Task description ->
Report each line of the entries that contains the word "fence", copied in full.

Extracted material ->
--- START ---

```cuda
#define PP_CK(call, what)                                           \
  do {                                                              \
    cudaError_t e_ = (call);                                        \
    if (e_ != cudaSuccess) {                                        \
      ppi::set_cuda_error(what, (int)e_, cudaGetErrorString(e_));   \
      cudaGetLastError();                                           \
      return PP_E_CUDA;                                             \
    }                                                               \
  } while (0)

int pp_dev_alloc(void **out, size_t bytes) {
  if (!out) return PP_E_ARG;
  *out = nullptr;
  PP_CK(cudaMalloc(out, bytes ? bytes : 1), "pp_dev_alloc");
  return PP_OK;
}
int pp_dev_free(void *p) {
  if (p) PP_CK(cudaFree(p), "pp_dev_free");
  return PP_OK;
}
// ... 487 lines not shown
```

### carnd-path-planning-project_b200/csrc/pp_device.cuh

```cuda
#pragma once
#include <cstdint>

#include "../../include/pp.h"

namespace ppd {

#define PPD_EPS 1e-5
#define PPD_PI 3.14159265358979323846

#define PPD_INLINE __device__ __forceinline__

#define PPD_PAD 24
struct MapView {
  const double *t;
  int n;
  int pad_lo;
};

static __device__ __noinline__ int wrap_index(int idx, int n) {
  if (idx >= 0) return idx % n;
  idx += n;
  if (idx >= 0) return idx;
  unsigned long long k = (unsigned long long)(long long)idx;
  return (int)(k % (unsigned long long)n);
}

PPD_INLINE const double *row(const MapView &m, int idx) {
  if ((unsigned)(idx + m.pad_lo) < (unsigned)(m.n + m.pad_lo + PPD_PAD))
    return m.t + idx * PP_MAP_STRIDE;
  return m.t + wrap_index(idx, m.n) * PP_MAP_STRIDE;
}

__host__ __device__ inline size_t map_smem_doubles(int n) { return (size_t)(n + 2 * PPD_PAD) * PP_MAP_STRIDE; }

__host__ __device__ inline size_t map_stage_bytes(int n) {
  return (map_smem_doubles(n) * sizeof(double) + 15) & ~(size_t)15;
}

PPD_INLINE unsigned smem_addr(const void *p) { return (unsigned)__cvta_generic_to_shared(p); }
PPD_INLINE void mbar_init(unsigned bar, int count) {
  asm volatile("mbarrier.init.shared::cta.b64 [%0], %1;" ::"r"(bar), "r"(count) : "memory");
  asm volatile("fence.mbarrier_init.release.cluster;" ::: "memory");
}
PPD_INLINE void mbar_expect_tx(unsigned bar, unsigned bytes) {
  asm volatile("mbarrier.arrive.expect_tx.shared::cta.b64 _, [%0], %1;" ::"r"(bar), "r"(bytes)
               : "memory");
}
PPD_INLINE bool mbar_try_wait(unsigned bar, unsigned parity) {
  unsigned ok;
  asm volatile(
      "{\n"
      ".reg .pred p;\n"
      "mbarrier.try_wait.parity.shared::cta.b64 p, [%1], %2;\n"
      "selp.u32 %0, 1, 0, p;\n"
      "}\n"
      : "=r"(ok)
// ... 36 lines not shown
    asm volatile("mbarrier.init.shared::cta.b64 [%0], %1;" ::"r"(bar), "r"(1) : "memory");
    asm volatile("fence.mbarrier_init.release.cluster;" ::: "memory");
  }
  __syncthreads();
  if (threadIdx.x == 0) {
    asm volatile("mbarrier.arrive.expect_tx.shared::cta.b64 _, [%0], %1;" ::"r"(bar), "r"(bytes)
                 : "memory");
    asm volatile(
        "cp.async.bulk.shared::cluster.global.mbarrier::complete_tx::bytes [%0], [%1], %2, [%3];"
        ::"r"(dst), "l"(table), "r"(bytes), "r"(bar)
        : "memory");
  }
  asm volatile(
      "{\n"
      ".reg .pred p;\n"
      "WAIT_MAP:\n"
      "mbarrier.try_wait.parity.shared::cta.b64 p, [%0], %1;\n"
      "@p bra DONE_MAP;\n"
      "bra WAIT_MAP;\n"
      "DONE_MAP:\n"
      "}\n" ::"r"(bar), "r"(0)
      : "memory");
  MapView m;
  m.t = s_map + PPD_PAD * PP_MAP_STRIDE;
  m.n = n;
  m.pad_lo = n < PPD_PAD ? n : PPD_PAD;
  return m;
}

PPD_INLINE double vlen(double x, double y) { return sqrt(x * x + y * y); }
PPD_INLINE double dist4(double x1, double y1, double x2, double y2) {
  return sqrt((x2 - x1) * (x2 - x1) + (y2 - y1) * (y2 - y1));
}
PPD_INLINE double smax(double a, double b) { return (a < b) ? b : a; }
PPD_INLINE double smin(double a, double b) { return (b < a) ? b : a; }

PPD_INLINE bool safe_mag(double a) {
  const unsigned e = (unsigned)__double2hiint(a) & 0x7ff00000u;
  return e - ((1023u - 464u) << 20) < (928u << 20);
}
PPD_INLINE double div_rcp(double a, double b, double y) {
  const double q0 = a * y;
  const double r0 = fma(-b, q0, a);
  const double q1 = fma(r0, y, q0);
  const double r1 = fma(-b, q1, a);
  return fma(r1, y, q1);
}
// ... 109 lines not shown
    e = fma(e, s4, kAtanSeries[k]);
    o = fma(o, s4, kAtanSeries[k + 1]);
  }
  const double pl = fma(o, s2, e);
  double phi = base + fma(tq * s2, pl, tq);
  if (swap) phi = PPD_PI / 2 - phi;
  if (dx < 0) phi = PPD_PI - phi;
  return dy < 0 ? -phi : phi;
}
PPD_INLINE double wrap_lean(double x) {
  const double m = 2 * PPD_PI;
  const double t1 = x - m, t2 = x - 2 * m;
  const double t3 = t2 - m;
  const double hi = t2 < m ? t2 : t3;
  return x < m ? x : (x < 2 * m ? t1 : hi);
}

PPD_INLINE double lane_center_offset(int lane) { return 4.0 * (lane + 0.5); }

struct SegDist {
  double d2, rnom, rdenom, snom;
};

PPD_INLINE SegDist pt_seg(double px, double py, double ax, double ay, double bx, double by) {
  SegDist r;
  r.rnom = 0;
  r.rdenom = 1;
  r.snom = 0;
  if (ax == bx && ay == by) {
    r.d2 = (ax - bx) * (ax - bx) + (ay - by) * (ay - by);
    return r;
  }
  const double rdenom = (ax - bx) * (ax - bx) + (ay - by) * (ay - by);
  const double pdx = px - ax, dx = bx - ax;
  const double pdy = py - ay, dy = by - ay;
  const double rnom = pdx * dx + pdy * dy;
  const double snom = pdx * dy - pdy * dx;
  r.rdenom = rdenom;
  r.snom = snom;
  if (rnom < -1) {
    r.rnom = 0;
    r.d2 = (px - ax) * (px - ax) + (py - ay) * (py - ay);
    return r;
  }
  if (rnom > rdenom) {
    r.rnom = rdenom;
    r.d2 = (px - bx) * (px - bx) + (py - by) * (py - by);
    return r;
  }
  r.rnom = rnom;
  r.d2 = snom * snom / rdenom;
  return r;
}

PPD_INLINE double seg_ratio(double rnom, double rdenom) {
  if (rnom == 0) return rnom;
  if (rnom == rdenom && rdenom < 1e300) return 1.0;
  return rnom / rdenom;
}

struct RefState {
  int wp;
  double ratio[3];
};

PPD_INLINE void finish_reference(const MapView &m, double x, double y, int closest, RefState &rs) {
  const double *pr = row(m, closest - 1);
  const double *cr = row(m, closest);
  const double *nr = row(m, closest + 1);
  const SegDist s0 = pt_seg(x, y, pr[0], pr[1], cr[0], cr[1]);
  const SegDist s1 = pt_seg(x, y, cr[0], cr[1], nr[0], nr[1]);
  if (s1.d2 < s0.d2) {
    closest++;
  } else if (s1.d2 == s0.d2) {
    const double ax = (pr[8] + cr[8]) / 2;
    const double ay = (pr[9] + cr[9]) / 2;
    const double dpx = x - cr[0], dpy = y - cr[1];
    const double dotp = ax * dpx + ay * dpy;
    if (dotp > 0) closest++;
  }
  rs.wp = closest;
  const double *a = row(m, closest - 1);
  const double *b = row(m, closest);
#pragma unroll
  for (int lane = 0; lane < 3; lane++) {
    const SegDist s = pt_seg(x, y, a[2 + 2 * lane], a[3 + 2 * lane], b[2 + 2 * lane], b[3 + 2 * lane]);
    rs.ratio[lane] = seg_ratio(s.rnom, s.rdenom);
  }
}

PPD_INLINE void init_reference(const MapView &m, double x, double y, RefState &rs) {
  int closest = 0;
  double best = (m.t[0] - x) * (m.t[0] - x) + (m.t[1] - y) * (m.t[1] - y);
  for (int i = 1; i < m.n; i++) {
    const double rx = m.t[i * PP_MAP_STRIDE], ry = m.t[i * PP_MAP_STRIDE + 1];
    const double d = (rx - x) * (rx - x) + (ry - y) * (ry - y);
    if (d < best) {
      closest = i;
      best = d;
    }
  }
  finish_reference(m, x, y, closest, rs);
}

struct Match {
  bool ok;
  int lane, wp;
  double s, d;
};

struct WalkBest {
  bool ok;
  int lane, wp;
  double d2, rnom, rdenom, snom;
  double sum_s, s_ratio, seg_len;
};

PPD_INLINE void seg_rows(const MapView &m, int cur, const double *&a, const double *&b) {
  if ((unsigned)(cur - 1 + m.pad_lo) < (unsigned)(m.n + m.pad_lo + PPD_PAD - 1)) {
    a = m.t + (cur - 1) * PP_MAP_STRIDE;
    b = a + PP_MAP_STRIDE;
  } else {
    a = row(m, cur - 1);
    b = row(m, cur);
  }
}

struct SegRaw {
  double d2, rnom, rdenom, snom;
  int cls;
};
PPD_INLINE SegRaw seg_raw(double px, double py, double ax, double ay, double bx, double by) {
  SegRaw r;
  const double rdenom = (ax - bx) * (ax - bx) + (ay - by) * (ay - by);
  const double pdx = px - ax, dx = bx - ax;
  const double pdy = py - ay, dy = by - ay;
  const double rnom = pdx * dx + pdy * dy;
  r.snom = pdx * dy - pdy * dx;
  r.rdenom = rdenom;
  r.rnom = rnom;
  r.d2 = 0;
  r.cls = 2;
  if (ax == bx && ay == by) {
    r.cls = 3;
    r.rnom = 0;
    r.rdenom = 1;
    r.snom = 0;
    r.d2 = rdenom;
  } else if (rnom < -1) {
    r.cls = 0;
    r.rnom = 0;
    r.d2 = pdx * pdx + pdy * pdy;
  } else if (rnom > rdenom) {
    r.cls = 1;
    r.rnom = rdenom;
    r.d2 = (px - bx) * (px - bx) + (py - by) * (py - by);
  }
  return r;
}
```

--- END ---

Answer for the task ->
  asm volatile("fence.mbarrier_init.release.cluster;" ::: "memory");
    asm volatile("fence.mbarrier_init.release.cluster;" ::: "memory");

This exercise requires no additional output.